───── Input data ─────

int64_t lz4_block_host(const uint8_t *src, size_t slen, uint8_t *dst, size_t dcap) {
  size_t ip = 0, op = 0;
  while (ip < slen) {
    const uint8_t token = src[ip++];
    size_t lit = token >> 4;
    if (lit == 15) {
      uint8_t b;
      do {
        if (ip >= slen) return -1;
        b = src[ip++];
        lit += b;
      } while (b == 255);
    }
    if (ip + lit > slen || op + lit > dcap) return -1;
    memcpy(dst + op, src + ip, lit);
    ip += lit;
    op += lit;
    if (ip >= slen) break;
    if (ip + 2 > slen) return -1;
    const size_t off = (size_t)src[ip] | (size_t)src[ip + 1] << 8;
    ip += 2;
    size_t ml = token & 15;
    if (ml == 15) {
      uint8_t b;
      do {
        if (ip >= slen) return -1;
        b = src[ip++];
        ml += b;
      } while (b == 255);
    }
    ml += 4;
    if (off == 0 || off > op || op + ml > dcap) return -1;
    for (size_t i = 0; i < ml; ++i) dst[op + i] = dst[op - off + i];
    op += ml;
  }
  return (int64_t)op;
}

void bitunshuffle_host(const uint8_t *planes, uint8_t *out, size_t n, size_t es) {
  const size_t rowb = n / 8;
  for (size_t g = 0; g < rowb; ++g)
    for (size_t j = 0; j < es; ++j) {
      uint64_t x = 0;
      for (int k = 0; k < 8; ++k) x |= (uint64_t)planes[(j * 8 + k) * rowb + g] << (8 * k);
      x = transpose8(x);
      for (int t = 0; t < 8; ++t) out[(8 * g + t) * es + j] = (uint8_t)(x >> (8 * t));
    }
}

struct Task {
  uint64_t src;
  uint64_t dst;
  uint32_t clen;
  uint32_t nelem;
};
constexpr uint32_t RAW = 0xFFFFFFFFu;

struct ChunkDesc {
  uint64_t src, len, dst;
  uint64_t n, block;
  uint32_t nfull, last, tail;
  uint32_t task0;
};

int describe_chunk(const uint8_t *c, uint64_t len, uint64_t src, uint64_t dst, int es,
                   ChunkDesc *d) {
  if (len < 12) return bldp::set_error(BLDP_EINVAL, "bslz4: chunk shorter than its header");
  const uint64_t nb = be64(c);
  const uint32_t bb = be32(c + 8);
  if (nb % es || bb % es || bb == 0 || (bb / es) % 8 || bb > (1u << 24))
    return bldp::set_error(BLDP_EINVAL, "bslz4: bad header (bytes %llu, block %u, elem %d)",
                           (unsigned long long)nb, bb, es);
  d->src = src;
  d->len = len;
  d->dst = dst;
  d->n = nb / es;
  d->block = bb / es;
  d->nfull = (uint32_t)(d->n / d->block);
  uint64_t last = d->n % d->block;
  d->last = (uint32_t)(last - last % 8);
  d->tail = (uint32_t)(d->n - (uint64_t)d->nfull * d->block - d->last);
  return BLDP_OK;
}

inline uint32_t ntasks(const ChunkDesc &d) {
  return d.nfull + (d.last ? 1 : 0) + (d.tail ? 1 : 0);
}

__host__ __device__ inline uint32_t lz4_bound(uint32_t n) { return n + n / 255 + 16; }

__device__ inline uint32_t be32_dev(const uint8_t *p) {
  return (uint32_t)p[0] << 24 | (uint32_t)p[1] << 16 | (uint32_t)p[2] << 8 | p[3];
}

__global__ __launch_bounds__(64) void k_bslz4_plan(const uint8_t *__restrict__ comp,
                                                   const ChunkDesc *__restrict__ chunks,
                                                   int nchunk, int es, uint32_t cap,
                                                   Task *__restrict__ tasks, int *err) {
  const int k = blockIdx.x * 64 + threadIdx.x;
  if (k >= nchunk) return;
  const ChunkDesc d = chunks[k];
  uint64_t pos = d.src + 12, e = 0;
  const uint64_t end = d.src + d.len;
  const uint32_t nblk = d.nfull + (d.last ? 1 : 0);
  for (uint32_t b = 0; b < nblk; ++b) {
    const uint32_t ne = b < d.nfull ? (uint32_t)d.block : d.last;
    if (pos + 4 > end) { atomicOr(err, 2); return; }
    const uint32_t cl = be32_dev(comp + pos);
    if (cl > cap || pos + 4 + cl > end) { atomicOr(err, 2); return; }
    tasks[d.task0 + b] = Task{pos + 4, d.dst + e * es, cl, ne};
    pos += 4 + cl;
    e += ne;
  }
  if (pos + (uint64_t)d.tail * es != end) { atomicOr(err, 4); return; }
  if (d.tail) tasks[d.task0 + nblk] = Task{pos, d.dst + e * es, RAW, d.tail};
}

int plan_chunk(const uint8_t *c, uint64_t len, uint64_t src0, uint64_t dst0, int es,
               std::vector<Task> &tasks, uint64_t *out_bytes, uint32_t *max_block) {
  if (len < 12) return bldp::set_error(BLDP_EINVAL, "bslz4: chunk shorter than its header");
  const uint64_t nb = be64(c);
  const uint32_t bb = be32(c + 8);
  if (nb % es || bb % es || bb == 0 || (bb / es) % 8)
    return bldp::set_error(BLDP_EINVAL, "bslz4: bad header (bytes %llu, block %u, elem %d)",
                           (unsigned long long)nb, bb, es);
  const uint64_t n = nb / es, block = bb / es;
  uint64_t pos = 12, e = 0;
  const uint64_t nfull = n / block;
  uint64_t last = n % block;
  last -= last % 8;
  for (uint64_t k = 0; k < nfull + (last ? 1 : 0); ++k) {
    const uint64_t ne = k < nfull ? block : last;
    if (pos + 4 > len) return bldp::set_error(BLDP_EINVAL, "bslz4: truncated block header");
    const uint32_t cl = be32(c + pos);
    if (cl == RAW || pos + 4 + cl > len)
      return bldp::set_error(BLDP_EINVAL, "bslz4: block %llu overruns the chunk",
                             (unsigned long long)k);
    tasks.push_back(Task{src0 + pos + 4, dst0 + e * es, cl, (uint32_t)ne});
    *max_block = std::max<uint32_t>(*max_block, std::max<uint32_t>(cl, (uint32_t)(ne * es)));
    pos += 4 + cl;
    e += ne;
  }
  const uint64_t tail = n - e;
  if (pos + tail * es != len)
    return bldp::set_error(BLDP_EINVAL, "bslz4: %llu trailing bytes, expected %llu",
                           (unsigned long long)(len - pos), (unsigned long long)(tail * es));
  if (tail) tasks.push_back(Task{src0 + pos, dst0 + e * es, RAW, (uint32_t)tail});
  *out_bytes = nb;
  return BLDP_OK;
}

─────

- Your objective: Only a number is expected here: how many lines above contain the word "ChunkDesc".

- Reply: 5